Along with proper drainage holes, it is also important to keep your drip trays empty in order to avoid water stagnation.
Your Peace Lily requires indirect sunlight for it to thrive, similar to its native habitat where it receives dappled sunlight under the rainforest trees. Placing your plant directly under the sunshine can cause sunburn, damaging your plant. It can also lead to stunted growth, and your Peace Lily will suffer in the long run.
So, instead of giving your Peace Lily a sunbath, place it under a shade where it can still receive indirect sunlight, whether indoors or outdoors.
During the recovery period of your Peace Lily, one might think that feeding it with a lot of fertilizer will fasten the process, but this is not the case. In fact, giving fertilizer to your Peace Lily can put it under a lot of stress. Thus, it should be avoided as much as possible.
So, instead of fertilizing your Peace Lily after repotting, the best choice is to wait for at least 3 months before returning to your regular feeding routine.
Although you may want to give your Peace Lilies too much water to make sure that it doesn’t get thirsty, we learned today that this could actually be damaging to your plant for many reasons.

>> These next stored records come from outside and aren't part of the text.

zarc_amd/csrc/zge_parse_round.h:

```cpp
#pragma unroll
            for (int u = 0; u < PER; u++) {
                const uint32_t idx = ZGE_IDX(u);
                const uint32_t len = mw[u] & 0xFFFF, back = (mw[u] >> 16) & 0xFF;
                if (len && back && !(dbg & 8)) {
                    const bool rep = (mw[u] >> 24) & 1;
                    const int32_t base = score_of(P, len, mo[u], rep);
                    const uint32_t lim = back < idx ? back : idx;
#pragma unroll
                    for (uint32_t k = 1; k <= (uint32_t)F_BACK_CAP; k++) {
                        const int32_t sc = base + LITC * (int32_t)k;
                        if (k <= lim && sc > 0) atomicMax(&L.ex[idx - k], ((uint32_t)sc << 6) | (63u - k));
                    }
                    for (uint32_t k = (uint32_t)F_BACK_CAP + 1; k <= lim; k++) {
                        const int32_t sc = base + LITC * (int32_t)k;
                        if (sc > 0) atomicMax(&L.ex[idx - k], ((uint32_t)sc << 6) | (63u - k));
                    }
                }
            }
#if ZGE_FIRST
                ZGE_PROF(12);
                if (NFAR) zd::wait_vmem();
                ZGE_PROF(13);
#endif
            zd::lds_barrier();
#if ZGE_FIRST
            ZGE_PROF(4);
            if (NFAR) {
                const uint32_t way = (tile / TILE) & (uint32_t)(FAR_WAYS - 1);
#pragma unroll
                for (int u = 0; u < PER; u++) {
                    const uint32_t idx = ZGE_IDX(u);
                    const uint32_t p = tile + idx;
                    if (FAR_CDC) {
                        const uint32_t hfc = L.a1[idx];
                        if (hfc != 0xFFFFFFFFu && !(dbg & (64 | 8192)))
                            zd::atomic_max_l2(far_l + (size_t)(hfc >> TAG_BITS), ((((uint32_t)(tile - segbase) + idx + 1) << TAG_BITS)) | (hfc & TAG_MASK));
                    } else
                    if (idx < tcount && p < far_end && (p & far_smask) <= far_rmask && !(dbg & (64 | 8192))) {
                        const uint32_t code = ((uint32_t)(tile - segbase) + idx + 1) << TAG_BITS;
                        const uint32_t hf = hash_far32(p8[u], zd::load_u32(tbb + (uint32_t)(p + 8 + wofs))) >> far_shift;
                        zd::atomic_max_l2(far_l + ((size_t)(hf >> TAG_BITS) * FAR_WAYS + way), code | (hf & TAG_MASK));
                        if (FAR_SHORT) {
                            const uint32_t hg = hash_short32(p8[u], SHORT_BYTES) >> far_shift;
                            zd::atomic_max_l2(far_s + ((size_t)(hg >> TAG_BITS) * FAR_WAYS + way), code | (hg & TAG_MASK));
                        }
                    }
                }
            }
            if (L.ctrl[K_ANY] == 0) {
                const uint32_t start = (uint32_t)((pos > tile ? pos : tile) - tile);
#pragma unroll
                for (int u = 0; u < PER; u++) {
                    const uint32_t idx = ZGE_IDX(u);
                    if (idx >= start && idx < tcount && !(dbg & 32)) lit_out[lp + (idx - start)] = (uint8_t)p8[u];
                }
                lp += tcount - start;
                if (tid == 0) { L.ctrl[K_POS] = (uint32_t)(tend - bs); if (CONT_CAP) L.ctrl[K_CEND] = 0xFFFFFFFFu; }
                cold++;
                if (cold >= 2) skip_left = cold >= 4 ? 7u : (1u << (cold - 1)) - 1;
                if (NFAR) zd::wait_vmem();
                continue;
            }
            cold = 0;
#endif
#pragma unroll
            for (int u = 0; u < PER; u++) {
                const uint32_t idx = ZGE_IDX(u);
                const uint32_t offer = L.ex[idx];
                uint32_t blen_ = mw[u] & 0xFFFF, boff = mo[u];
                bool brep = (mw[u] >> 24) & 1;
                if (offer) {
                    const int32_t own = blen_ ? score_of(P, blen_, boff, brep) : 0;
                    if ((int32_t)(offer >> 6) > own) {
                        const uint32_t k = 63u - (offer & 63u);
                        const uint32_t nm = L.a0[idx + k];
                        boff = match_off(nm);
                        blen_ = match_len(nm) + k;
                        brep = match_rep(nm);
                    }
                }
                fo[u] = boff;
                fw[u] = blen_ | ((brep ? 1u : 0u) << 24);
                L.a1[idx] = match_pack(boff, blen_, brep);
            }
            zd::lds_barrier();
            ZGE_PROF(5);
            bool take[PER];
            uint32_t nx[PER];
#pragma unroll
            for (int u = 0; u < PER; u++) {
                const uint32_t idx = ZGE_IDX(u);
                const uint32_t my_len = fw[u] & 0xFFFF;
                take[u] = idx < tcount && my_len != 0;
                if (take[u] && P.lazy && idx + 1 < tcount) {
                    const uint32_t m2 = L.a1[idx + 1];
                    const uint32_t l2 = match_len(m2);
                    if (l2 && score_of(P, l2, match_off(m2), match_rep(m2)) > score_of(P, my_len, fo[u], (fw[u] >> 24) & 1) + F_LAZY_DELTA) take[u] = false;
                }
                if (LAZY2 && take[u] && idx + 2 < tcount) {
                    const uint32_t m3 = L.a1[idx + 2];
                    const uint32_t l3 = match_len(m3);
                    if (l3 && score_of(P, l3, match_off(m3), match_rep(m3)) > score_of(P, my_len, fo[u], (fw[u] >> 24) & 1) + LAZY2) take[u] = false;
                }
                nx[u] = take[u] ? idx + my_len : idx + 1;
            }
            {
                uint32_t val[PER];
#pragma unroll
                for (int u = 0; u < PER; u++) {
                    const uint32_t cbase = (uint32_t)(wave * PER + u) * 64;
                    const uint32_t cend = cbase + 64 < tcount ? cbase + 64 : tcount;
                    val[u] = nx[u];
#pragma unroll
                    for (int r = 0; r < 6; r++) {
                        const uint32_t v2 = zd::shfl(val[u], (int)((val[u] - cbase) & 63));
                        if (val[u] < cend) val[u] = v2;
                    }
                }
                {
                    const uint32_t obase = (uint32_t)(wave * PER + 1) * 64, oend = obase + 64 < tcount ? obase + 64 : tcount;
                    const uint32_t through = zd::shfl(val[1], (int)((val[0] - obase) & 63));
                    if (val[0] >= obase && val[0] < oend) val[0] = through;
                }
#pragma unroll
                for (int u = 0; u < PER; u++) L.ex[ZGE_IDX(u)] = val[u];
            }
            zd::lds_barrier();
            ZGE_PROF(6);
            {
                zd::wave_priority<2>();
                uint32_t cur = (uint32_t)((pos > tile ? pos : tile) - tile);
                int c = 0;
#pragma unroll
                for (; c < wave; c++) {
                    const uint32_t pend = (uint32_t)(c * 128 + 128) < tcount ? (uint32_t)(c * 128 + 128) : tcount;
                    if (cur < pend) cur = L.ex[cur];
                }
                cur = zd::uniform(cur);
#pragma unroll
                for (int u = 0; u < PER; u++) {
                    const int mychunk = wave * PER + u;
                    const uint32_t cbase = (uint32_t)mychunk * 64;
                    const uint32_t cend = cbase + 64 < tcount ? cbase + 64 : tcount;
                    const uint64_t tk = zd::ballot(take[u]);
                    const uint32_t span = cend > cbase ? cend - cbase : 0u;
                    uint64_t sel = 0, lits = 0;
                    const uint32_t entry = cur;
                    uint32_t o_last = 0, o_diff = 0;
                    if (!(dbg & 2)) {
                        while (cur < cend) {
                            const uint64_t ahead = tk & (~0ull << (cur - cbase));
                            if (ahead == 0) { cur = cend; break; }
                            const uint32_t q = (uint32_t)zd::ctz64(ahead);
                            sel |= 1ull << q;
                            cur = zd::readlane(nx[u], q);
                            if (REP_PASS) { const uint32_t o = zd::readlane(fo[u], q); if (o != o_last) { o_diff = o_last; o_last = o; } }
                        }
                        const uint64_t below = sel & lt;
                        const uint32_t qs = below ? 63u - (uint32_t)__clzll((long long)below) : 0u;
                        const uint32_t over = zd::shfl(nx[u], (int)qs);
                        const uint32_t me = cbase + (uint32_t)lane;
                        lits = zd::ballot(me >= entry && (uint32_t)lane < span && !((sel >> lane) & 1) && (!below || over <= me));
                    }
                    msel[u] = sel;
                    mlit[u] = lits;
                    if (lane == 0) L.wcnt[mychunk] = ((uint32_t)__popcll(msel[u]) << 16) | (uint32_t)__popcll(mlit[u]);
// ... 8 lines not shown
```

But when your Peace Lilies get overwatered and start showing symptoms of it, there’s no need to panic. There are practical ways you can do to revive your plant. By removing your plant from its pot, giving it the right treatment, and placing it in the right environment, you can help your Peace Lily to recover from overwatering.
But the best way to ensure that you’re giving your Peace Lily the right care is by knowing the risks of having it overwatered and acting upon what you have learned from this article.
Remember, giving your Peace Lily too much water can be damaging, but giving it the right amount of love can make it thrive!